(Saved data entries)
template <int LOG_Q, bool SPARSE>
__device__ __forceinline__ u256 quad_hash(const uint64_t* fx, const uint64_t* fy, int mode, const aff_packed* __restrict__ cpts,
                                          int cx, int cy, const aff_packed* __restrict__ ped, int w0, int log2e,
                                          int nwin_plan, int g, bool* unhashable) {
  constexpr int QUADS = 1 << LOG_Q;
  const int q = g >> 2, k = g & 3;
  int nwin = nwin_plan, first_real = 0;
  if constexpr (SPARSE) {
    nwin = mode == 0 ? nwin_plan : 1 + nwin_plan - (mode == 1 ? cx : cy);
    first_real = mode == 1 ? cx - 1 : (mode == 2 ? -1 : 0);
  }
  auto entry = [&](int v) {
    if constexpr (SPARSE) {
      if (mode != 0 && v == 0) return unpack_raw(ld_raw(cpts + (mode - 1)));
    }
    const int w = first_real + v;
    const window_ref r =
        window_entry(ped, w, window_from_memory(fx, fy, window_start(w, w0, log2e), window_width(w, w0, log2e)), w0, log2e);
    return signed_aff(ld_raw(r.entry), r.negative);
  };
  const int cnt = nwin / QUADS + (q < nwin % QUADS ? 1 : 0);
  int max_cnt = (nwin + QUADS - 1) / QUADS;
  if constexpr (SPARSE) {
    max_cnt = 0;
    if (__any(mode == 0)) max_cnt = (nwin_plan + QUADS - 1) / QUADS;
    if (__any(mode == 1)) max_cnt = max(max_cnt, (1 + nwin_plan - cx + QUADS - 1) / QUADS);
    if (__any(mode == 2)) max_cnt = max(max_cnt, (1 + nwin_plan - cy + QUADS - 1) / QUADS);
  }
  const bool upper = (k & 2) != 0;
  const bool odd = (k & 1) != 0;
  const int wa = (upper && cnt >= 3) ? q + 2 * QUADS : q;
  const int wb = (upper && cnt >= 4) ? q + 3 * QUADS : q + QUADS;
  const aff pa = entry(wa), pb = entry(wb);
  qpt p = qmmadd(pa.x, pa.y, pb.x, pb.y, k);
  if (upper && cnt == 3) {
    p.a = odd ? pa.y : pa.x;
    p.b = FE_ONE_M;
  }
  qpt s = qadd<false>(p, k);
  if (cnt == 2) {
    s.a = fe_dpp<quad_perm(0, 1, 0, 1)>(p.a);
// ... 194 lines not shown
    const u256 xa = quad_hash<LOG_Q, false>(fx, fy, 0, nullptr, 0, 0, ped, w0, log2e, nwin_plan, g, &unhashable);
    if (live && g == 0) {
      if (!u256_lt(ld_u256(w), U256_P) || (j == 0 && !u256_lt(ld_u256(h), U256_P))) st |= SP_HASH_OUT_OF_RANGE;
      else if (unhashable) st |= SP_HASH_UNHASHABLE;
    }
    __syncthreads();
    if (live && g == 0) {
      uint32_t* sl = reinterpret_cast<uint32_t*>(slot[grp]);
#pragma unroll
      for (int k = 0; k < 8; ++k) sl[k] = xa.w[k];
      if (j == steps - 1 && writer) {
        fold_result<SIDED>(e, xa, st, out, status, expect, estride, verdict);
        if (st != SP_HASH_OK && flag) atomicOr(flag, (unsigned)st);
      }
    }
    __syncthreads();
    h = slot[grp];
  }
}

__global__ void __launch_bounds__(256)
ped_fold_ragged_scatter_kernel(const uint64_t* __restrict__ work, const uint64_t* __restrict__ lone, bool sided,
                               const uint32_t* __restrict__ off, const uint32_t* __restrict__ perm,
                               const uint32_t* __restrict__ step_off, const uint8_t* __restrict__ step_status, size_t n,
                               unsigned* __restrict__ flag, uint8_t* __restrict__ status, uint64_t* __restrict__ out,
                               const uint64_t* __restrict__ expect, size_t estride, uint8_t* __restrict__ verdict) {
  const size_t k = (size_t)blockIdx.x * blockDim.x + threadIdx.x;
  if (k >= n) return;
  const uint32_t c = perm[k];
  const uint32_t o0 = off[c], steps = off[c + 1] - o0 - (sided ? 0 : 1);
  uint8_t st = SP_HASH_OK;
  u256 v;
  if (steps == 0) {
    v = ld_u256(lone + 4 * (size_t)(sided ? c : o0));
    if (!u256_lt(v, U256_P)) st = SP_HASH_OUT_OF_RANGE;
    if (st != SP_HASH_OK && flag) atomicOr(flag, (unsigned)st);
  } else {
    v = ld_u256(work + 4 * k);
    for (uint32_t s = 0; s < steps; ++s) st |= step_status[(size_t)step_off[s] + k];
  }
  fold_result<true>(c, v, st, out, status, expect, estride, verdict);
}

__global__ void __launch_bounds__(256)
ped_top_kernel(uint64_t* __restrict__ cur, size_t n_in, int n_levels, const aff_packed* __restrict__ ped, int w0, int log2e,
               int nwin_plan, unsigned* __restrict__ flag) {
  constexpr int LANES = 32, GROUPS = 256 / LANES;
  __shared__ uint64_t slot[2][GROUPS][4];
  const int g = (int)(threadIdx.x % LANES), grp = (int)(threadIdx.x / LANES);
  const size_t b = blockIdx.x;
  const int chunk = 1 << n_levels;
  uint64_t* out = cur + 4 * n_in;
  size_t n_out = n_in >> 1;
  int share = 4 - n_levels;
  for (int t = 0; t < n_levels; ++t, ++share) {
    const int cnt = chunk >> (t + 1);
    const int i = grp >> share;
    const bool writer = g == 0 && (grp & ((1 << share) - 1)) == 0;
    const uint64_t *fx, *fy;
    if (t == 0) {
      fx = cur + 4 * ((size_t)chunk * b + 2 * (size_t)i);
      fy = fx + 4;
    } else {
      fx = slot[(t - 1) & 1][2 * i];
      fy = slot[(t - 1) & 1][2 * i + 1];
    }
    bool unhashable;
    const u256 xa = quad_hash<3, false>(fx, fy, 0, nullptr, 0, 0, ped, w0, log2e, nwin_plan, g, &unhashable);
    uint8_t st = unhashable ? SP_HASH_UNHASHABLE : SP_HASH_OK;
    if (t == 0 && writer && (!u256_lt(ld_u256(fx), U256_P) || !u256_lt(ld_u256(fy), U256_P))) st = SP_HASH_OUT_OF_RANGE;
    if (writer) {
      uint32_t* sl = reinterpret_cast<uint32_t*>(slot[t & 1][i]);
#pragma unroll
      for (int w = 0; w < 8; ++w) sl[w] = xa.w[w];
      st_u256(out + 4 * ((size_t)cnt * b + (size_t)i), xa);
      if (st != SP_HASH_OK && flag) atomicOr(flag, (unsigned)st);
    }
    __syncthreads();
    out += 4 * n_out;
    n_out >>= 1;
  }
}

__global__ void __launch_bounds__(256)
ped_finish_kernel(const int32_t* __restrict__ sX, int32_t* __restrict__ sZZ, int32_t* __restrict__ sPre,
                  size_t n, size_t T, uint64_t* __restrict__ out, size_t ostride,
                  uint8_t* __restrict__ status, unsigned* __restrict__ flag) {
  const size_t t = (size_t)blockIdx.x * blockDim.x + threadIdx.x;
  if (t >= T) return;
  const size_t cnt = t < n ? (n - t + T - 1) / T : 0;
  fe run = FE_ONE_M;
  if (cnt > 0) {
    fe znext = load_limbs(sZZ, n, t);
#pragma unroll 1
    for (size_t j = 0; j < cnt; ++j) {
      const size_t e = t + j * T;
      const fe z = znext;
      if (j + 1 < cnt) znext = load_limbs(sZZ, n, e + T);
      store_limbs(sPre, n, e, run);
      run = fe_mul(run, z);
    }
  }
  if (fe_is_zero(run)) {
    run = FE_ONE_M;
#pragma unroll 1
    for (size_t e = t; e < n; e += T) {
      fe z = load_limbs(sZZ, n, e);
      if (fe_is_zero(z)) {
        z = FE_ONE_M;
        store_limbs(sZZ, n, e, z);
        if (status) status[e] = SP_HASH_UNHASHABLE;
        if (flag) atomicOr(flag, (unsigned)SP_HASH_UNHASHABLE);
      }
      store_limbs(sPre, n, e, run);
      run = fe_mul(run, z);
    }
  }
  size_t e = cnt > 0 ? t + (cnt - 1) * T : 0;
  fe zn = run, pn = run, xn = run;
  if (cnt > 0) {
    zn = load_limbs(sZZ, n, e);
    pn = load_limbs(sPre, n, e);
    xn = load_limbs(sX, n, e);
  }
  fe inv = fe_inv_shared_quad<2, true>(run, (int)(threadIdx.x & 3));
#pragma unroll 1
  for (size_t j = cnt; j-- > 0;) {
    const fe z = zn, pre = pn, xv = xn;
    const size_t cur = t + j * T;
    if (j > 0) {
      zn = load_limbs(sZZ, n, cur - T);
      pn = load_limbs(sPre, n, cur - T);
      xn = load_limbs(sX, n, cur - T);
    }
    const fe zinv = fe_mul(inv, pre);
    inv = fe_mul(inv, z);
    const fe xa = fe_mul(xv, zinv);
    st_u256(out + 4 * cur * ostride, fe_pack(fe_canon(xa)));
  }
}

template <bool Z_IN_LDS>
__global__ void __launch_bounds__(256)
ped_finish_lds_kernel(const int32_t* __restrict__ sX, int32_t* __restrict__ sZZ, size_t n, size_t T,
                      uint64_t* __restrict__ out, size_t ostride, uint8_t* __restrict__ status,
                      unsigned* __restrict__ flag, int kmax) {
  extern __shared__ int32_t fin_lds[];
  int32_t* lpre = fin_lds;
  int32_t* lz = fin_lds + (size_t)kmax * NL * 256;
  auto lds_put = [&](int32_t* base, size_t j, const fe& v) {
#pragma unroll
    for (int k = 0; k < NL; ++k) base[((j * NL + k) << 8) + threadIdx.x] = v.l[k];
  };
  auto lds_get = [&](const int32_t* base, size_t j) {
    fe v;
#pragma unroll
    for (int k = 0; k < NL; ++k) v.l[k] = base[((j * NL + k) << 8) + threadIdx.x];
    return v;
  };
  const size_t t = (size_t)blockIdx.x * blockDim.x + threadIdx.x;
  if (t >= T) return;
  const size_t cnt = t < n ? (n - t + T - 1) / T : 0;
  fe run = FE_ONE_M;
  if (cnt > 0) {
    fe znext = load_limbs(sZZ, n, t);
#pragma unroll 1
// ... 167 lines not shown
static int get_scratch_tail(size_t n, size_t tail_bytes, Scratch& s, char** tail, hipStream_t st) {
  DeviceBuffer& buf = g_stream_scratch[stream_key(st)];
  const size_t plane = ((9 * n * sizeof(int32_t)) + 255) & ~(size_t)255;
  SP_HIP(buf.reserve(3 * plane + 256 + tail_bytes));
  char* b = (char*)buf.ptr;
  s.X = (int32_t*)b;
  s.ZZ = (int32_t*)(b + plane);
  s.Pre = (int32_t*)(b + 2 * plane);
  s.flag = (unsigned*)(b + 3 * plane);
  if (tail) *tail = b + 3 * plane + 256;
  return SP_OK;
}
int get_scratch_public(size_t n, Scratch& s, hipStream_t st) { return get_scratch_tail(n, 0, s, nullptr, st); }

static size_t g_finish_lanes = getenv("STARKPERP_FINISH_LANES") ? (size_t)atoll(getenv("STARKPERP_FINISH_LANES")) : 65536;
static size_t parse_split_lanes() {
  const char* e = getenv("STARKPERP_SPLIT_LANES");
  long long v = e ? atoll(e) : 65536;
  if (v < 256) v = 256;
  if (v > (1ll << 24)) v = 1ll << 24;
  return ((size_t)v + 255) & ~(size_t)255;
}
static size_t g_split_lanes = parse_split_lanes();
static bool g_finish_lds = getenv("STARKPERP_NO_FINISH_LDS") == nullptr;
static int finish_lds_ready() {
  static std::map<int, int> done;
  int dev = -1;
  if (hipGetDevice(&dev) != hipSuccess) return SP_ERR_HIP;
  auto it = done.find(dev);
  if (it != done.end()) return it->second;
  const int want = 16 * NL * 256 * (int)sizeof(int32_t);
  hipError_t e = hipFuncSetAttribute(reinterpret_cast<const void*>(ped_finish_lds_kernel<true>),
                                     hipFuncAttributeMaxDynamicSharedMemorySize, want);
  if (e == hipSuccess)
    e = hipFuncSetAttribute(reinterpret_cast<const void*>(ped_finish_lds_kernel<false>),
                            hipFuncAttributeMaxDynamicSharedMemorySize, want);
  if (e != hipSuccess) (void)hipGetLastError();
  return done[dev] = (e == hipSuccess ? SP_OK : SP_ERR_HIP);
}
static size_t finish_threads(size_t n) {
  size_t K = (n + g_finish_lanes - 1) / g_finish_lanes;
  if (K < 1) K = 1;
  if (K > 32) K = 32;
  return ((n + K - 1) / K + 3) & ~(size_t)3;
}

void release_ragged_stage();
void release_pedersen_state() {
  for (auto& kv : g_stream_scratch) kv.second.release();
  g_stream_scratch.clear();
  release_ragged_stage();
  for (hipEvent_t e : g_prof.ev) (void)hipEventDestroy(e);
  g_prof.ev.clear();
  g_prof.units.clear();
  g_prof.used = 0;
  g_prof.enabled = false;
}

void constant_window_counts(const PedPlan& p, int& cx, int& cy) {
  cx = cy = 0;
  for (int g = 0; g < p.nwin; ++g) {
    if (p.start[g] + p.bits[g] <= 252) ++cx;
    if (p.start[g] >= 252) ++cy;
  }
}
static bool sparse_class(const PedPlan& plan, int log_q, int& cx, int& cy) {
  if (!g_sparse_enabled || (log_q != 1 && log_q != 2)) return false;
  constant_window_counts(plan, cx, cy);
  const int shortest = 1 + plan.nwin - (cx > cy ? cx : cy);
  return cx >= 1 && cy >= 1 && shortest >= (2 << log_q);
}
int enqueue_partial_points(const uint64_t* felts, int count, aff_packed* out, hipStream_t st, bool* usable) {
  Context& c = ctx();
  int cx, cy;
  constant_window_counts(c.plan, cx, cy);
  *usable = cx >= 1 && cy >= 1 && count > 0;
  if (!*usable) return SP_OK;
  hipLaunchKernelGGL(ped_partial_kernel, dim3((unsigned)((2 * count + 63) / 64)), dim3(64), 0, st, felts, count, c.ped,
                     (int)c.plan.bits[0], c.plan.log2e, c.plan.nwin, cx, cy, out);
  SP_HIP(hipGetLastError());
  return SP_OK;
}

→ Your objective
Begin at the first line of the records above and quote every line verbatim through the one that contains "int cx, int".

→ Solution for this problem
template <int LOG_Q, bool SPARSE>
__device__ __forceinline__ u256 quad_hash(const uint64_t* fx, const uint64_t* fy, int mode, const aff_packed* __restrict__ cpts,
                                          int cx, int cy, const aff_packed* __restrict__ ped, int w0, int log2e,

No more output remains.